The following equation has three solutions. Look for the greatest common factor, then use the quadratic formula to find all solutions.
10t^5 + 5t^4 = 50t^3
10t^5 + 5t^4 - 50t^3 = 0
t^3( 2t^2 + t - 10) = 0
t^3(2t+5)(t-2) = 0
t = 0 or t = -5/2 or t = 2
To find the solutions to the equation 10t^5 + 5t^4 = 50t^3, we first need to rearrange the equation to set it equal to zero:
10t^5 + 5t^4 - 50t^3 = 0
Next, we can factor out the greatest common factor from each term. In this case, the common factor is t^3:
t^3(10t^2 + 5t - 50) = 0
Now we have factored out the greatest common factor, we can focus on solving the quadratic equation within the parentheses.

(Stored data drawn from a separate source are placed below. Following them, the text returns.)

# boyden/NuHTC

Measured on AMD Instinct MI355X. Metric: tiles/sec (256x256) whole-node, higher is better.
Workload: dtype f32

## Files before the change

include/nuhtc_hip.h:

```cpp
#ifndef NUHTC_HIP_H
#define NUHTC_HIP_H

#include <stddef.h>
#include <stdint.h>

#ifdef __cplusplus
extern "C" {
#endif

#define NUHTC_ABI_VERSION 12

enum {
  NUHTC_OK = 0,
  NUHTC_E_INVALID = -1,
  NUHTC_E_HIP = -2,
  NUHTC_E_STATE = -3,
  NUHTC_E_CAPACITY = -4,
  NUHTC_E_NOTFOUND = -5
};

enum { NUHTC_CH_AS_IS = 0, NUHTC_CH_SWAP = 1 };

enum { NUHTC_PIPE_BF16_SPLIT = 0, NUHTC_PIPE_FP32 = 1 };

// ... 70 lines not shown
  NUHTC_OVERLAP_POLYGON = 1
};

int nuhtc_merge_overlap(int device, const int32_t* boxes, const float* scores, const int32_t* areas, const uint32_t* bits,
                        const int64_t* bit_off, int64_t n, int64_t n_words, int overlap, double thr, int x_min, int y_min,
                        int x_max, int y_max, uint8_t* keep_dev, void* stream);

int nuhtc_check(nuhtc_engine* e, void* stream);

int nuhtc_get_buffer(nuhtc_engine* e, const char* name, void** dev_ptr, int64_t* shape, int* ndim, int* dtype);

int nuhtc_op_gemm(nuhtc_engine* e, const float* A, const float* W, const float* bias, float* C, int M, int N, int K,
                  int act, void* stream);
int nuhtc_op_gemm_split(nuhtc_engine* e, const float* A, const float* W_dev, const float* W_host, const float* bias, float* C, int M,
                        int N, int K, int act, void* stream);
int nuhtc_op_ln_gemm(nuhtc_engine* e, const float* X_dev, int T, const int* rows_dev, const float* W_host, const float* bias_host, const float* ln_g_host,
                     const float* ln_b_host, float* C_dev, int M, int N, int K, int act, void* stream);
int nuhtc_op_gemm_ln_gemm(nuhtc_engine* e, const float* A_dev, const float* Wp_host, const float* bp_host, const float* res_dev, const int* row_map_dev,
                          const float* W_host, const float* bias_host, const float* ln_g_host, const float* ln_b_host, float* Y_dev, float* C_dev, int M,
                          int Kp, int K, int N, int act, void* stream);
int nuhtc_op_merge_ln_gemm(nuhtc_engine* e, const float* X_dev, int B, int H, int W, int C, const float* W_host, const float* ln_g_host,
                           const float* ln_b_host, float* Y_dev, void* stream);
int nuhtc_op_swin_mlp(nuhtc_engine* e, const float* x_dev, const float* ln_g_dev, const float* ln_b_dev, const float* w1_host,
                      const float* b1_dev, const float* w2_host, const float* b2_dev, float* out_dev, int T, int C, void* stream);
int nuhtc_op_swin_proj_mlp(nuhtc_engine* e, const float* x_dev, const float* att_dev, const float* wp_host, const float* bp_dev,
                           const float* ln_g_dev, const float* ln_b_dev, const float* w1_host, const float* b1_dev, const float* w2_host,
                           const float* b2_dev, float* out_dev, int T, int C, void* stream);
int nuhtc_op_roi_align(nuhtc_engine* e, const float* feat_nhwc, int N, int H, int W, const float* rois, int R, int P,
                       float spatial_scale, int sampling_ratio, float* out, void* stream);
int nuhtc_op_nms(nuhtc_engine* e, const float* boxes, const float* scores, int n, float iou_thr, int32_t* keep_idx,
                 int32_t* count_dev, void* stream);
int nuhtc_op_cc_mask(nuhtc_engine* e, const float* sem_pred_dev, int B, int h, int w, int H, int W, uint8_t* mask_out_dev, void* stream);
int nuhtc_op_cc_proposals(nuhtc_engine* e, const uint8_t* mask_dev, int B, int H, int W, int open, int min_area, int cap, uint8_t* opened_out,
                          uint8_t* filled_out, int32_t* labels_out, int32_t* stats_out, float* boxes_out, int32_t* counts_out,
                          int32_t* overflow_out, void* stream);
typedef struct nuhtc_conv3_args {
  const float* in;
  float* out;
  const float* w;
  const float* bias;
  int32_t nimg, H, W, act;
  const int32_t* nimg_dev;
  int32_t pipe;
  int32_t N2;
  const float* w2;
  const float* b2;
  int32_t act2, store_out;
  float* out2;
  const float* res2;
  float* out3;
  const float* wn1;
  const float* bn1;
  float* outn1;
  int32_t n_more;
  const float* more_in[3];
  float* more_out2[3];
  int32_t more_H[3], more_W[3];
} nuhtc_conv3_args;
int nuhtc_op_conv3(nuhtc_engine* e, const nuhtc_conv3_args* a, void* stream);
enum { NUHTC_ORDER_TOKEN = 0, NUHTC_ORDER_COMPACT = 1 };
typedef struct nuhtc_wmsa_args {
  const float* x;
  float* out;
  const float* ln_g;
  const float* ln_b;
  const float* qkv_w;
  const float* qkv_b;
  const float* rel_table;
  int32_t B, H, W, C;
  int32_t shifted, pipe, out_order;
} nuhtc_wmsa_args;
int nuhtc_op_window_msa(nuhtc_engine* e, const nuhtc_wmsa_args* a, void* stream);
int nuhtc_op_patch_embed(nuhtc_engine* e, const uint8_t* tiles_dev, int B, int th, int tw, int valid_h, int valid_w, float scale_factor, int channel_mode,
                         const float* mean, const float* std, const float* w_host, const float* b_host, const float* ln_g_host, const float* ln_b_host,
                         float* tok_dev, float* img_dev, void* stream);
int nuhtc_op_layernorm(nuhtc_engine* e, const float* x_dev, const float* g_dev, const float* b_dev, float* y_dev, int rows, int C, void* stream);
int nuhtc_op_merge_ln(nuhtc_engine* e, const float* x_dev, const float* g_dev, const float* b_dev, float* y_dev, int B, int H, int W, int C, void* stream);
int nuhtc_op_fpn_lateral(nuhtc_engine* e, const float* X_dev, int B, int H, int W, int C, const float* W_host, const float* bias_host, const float* ln_g_host,
                         const float* ln_b_host, const float* parent_dev, float* out_dev, void* stream);
int nuhtc_op_sem_fuse(nuhtc_engine* e, const float* g0, const float* g1, const float* g2, const float* g3, float* out, int B, int H, int W, void* stream);
int nuhtc_op_pointwise64(nuhtc_engine* e, const float* x_dev, const float* w_dev, const float* b_dev, float* y_dev, int rows, const int32_t* rows_dev,
                         int rows_mul, int sigmoid, void* stream);
int nuhtc_op_fpn_mean_pool(nuhtc_engine* e, const float* const maps[4], const int32_t hw[4], int B, float* feat_dev, void* stream);
typedef struct nuhtc_bbox_tail_args {
  const float* h;
  const float* cls_w;
  const float* cls_b;
  const float* reg_w;
  const float* reg_b;
  int32_t nc, cap, refine;
  float stds[4];
  float img_w, img_h;
  const int32_t* r_dev;
  float* rois;
  float* cls;
  float* reg;
} nuhtc_bbox_tail_args;
int nuhtc_op_bbox_tail(nuhtc_engine* e, const nuhtc_bbox_tail_args* a, void* stream);
typedef struct nuhtc_det_post_args {
  const float* rois;
  const float* cls0;
  const float* cls1;
  const float* cls2;
  const float* reg2;
  const int32_t* roi_off;
  const int32_t* roi_cnt;
  int32_t B, nc, total, cap;
  float stds[4];
  float img_w, img_h, scale, score_thr, nms_iou;
  int32_t max_per_img, limit;
  float* dets;
  int32_t* labels;
  int32_t* counts;
  float* mask_rois;
  int32_t* det_off;
  int32_t* det_total;
  int32_t* cand_count;
  float* cand_scores;
  int32_t* cand_ids;
  float* cand_boxes;
} nuhtc_det_post_args;
int nuhtc_op_det_post(nuhtc_engine* e, const nuhtc_det_post_args* a, void* stream);
typedef struct nuhtc_paste_args {
  const float* prob;
  const float* mask_rois;
  const int32_t* det_off;
  const int32_t* det_counts;
  int32_t B, D, max_keep, H, W, vH, vW;
  float scale, thr;
  uint32_t* masks;
  int32_t* areas;
} nuhtc_paste_args;
int nuhtc_op_paste(nuhtc_engine* e, const nuhtc_paste_args* a, void* stream);
typedef struct nuhtc_tile_post_args {
  const float* dets;
  const int32_t* labels;
  const int32_t* areas;
  const int32_t* det_counts;
  const uint32_t* masks;
  uint8_t* keep;
  int32_t B, max_keep, H, W, vH, vW, margin, min_area;
  float thr;
} nuhtc_tile_post_args;
int nuhtc_op_tile_post(nuhtc_engine* e, const nuhtc_tile_post_args* a, void* stream);
int nuhtc_op_rpn_select(nuhtc_engine* e, const float* const out[4], const int32_t h[4], const int32_t w[4], int B, int nms_pre, int img_h, int img_w,
                        float min_size, float* cand_boxes, float* cand_scores, int32_t* cand_count, void* stream);
int nuhtc_op_nms_levels(nuhtc_engine* e, const float* boxes, const float* scores, const int32_t* group_count, int B, int G, int slot, float iou_thr,
                        int max_keep, int route, float* dets, int32_t* src, int32_t* counts, void* stream);
int nuhtc_op_build_rois(nuhtc_engine* e, const float* cc_boxes, const int32_t* cc_counts, int cc_cap, const float* rpn_dets, const int32_t* rpn_counts,
                        int rpn_cap, const float* fixed, int n_fixed, int B, int cap, float* rois, int32_t* roi_off, int32_t* roi_cnt, int32_t* total,
                        void* stream);
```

To solve the quadratic equation, we can use the quadratic formula:
For an equation of the form ax^2 + bx + c = 0, the quadratic formula states that the solutions for x are:
x = (-b ± √(b^2 - 4ac)) / (2a)
In our equation 10t^2 + 5t - 50 = 0, a = 10, b = 5, and c = -50. We can substitute these values into the quadratic formula:
t = (-5 ± √(5^2 - 4 * 10 * -50)) / (2 * 10)
Simplifying further, we have:
t = (-5 ± √(25 + 2000)) / 20
t = (-5 ± √2025) / 20
t = (-5 ± 45) / 20
This gives us two solutions:
t = (-5 + 45) / 20 = 40 / 20 = 2
t = (-5 - 45) / 20 = -50 / 20 = -2.5
Finally, we also have the solution t^3 = 0, which means t = 0.
Therefore, the three solutions to the equation 10t^5 + 5t^4 = 50t^3 are t = 2, t = -2.5, and t = 0.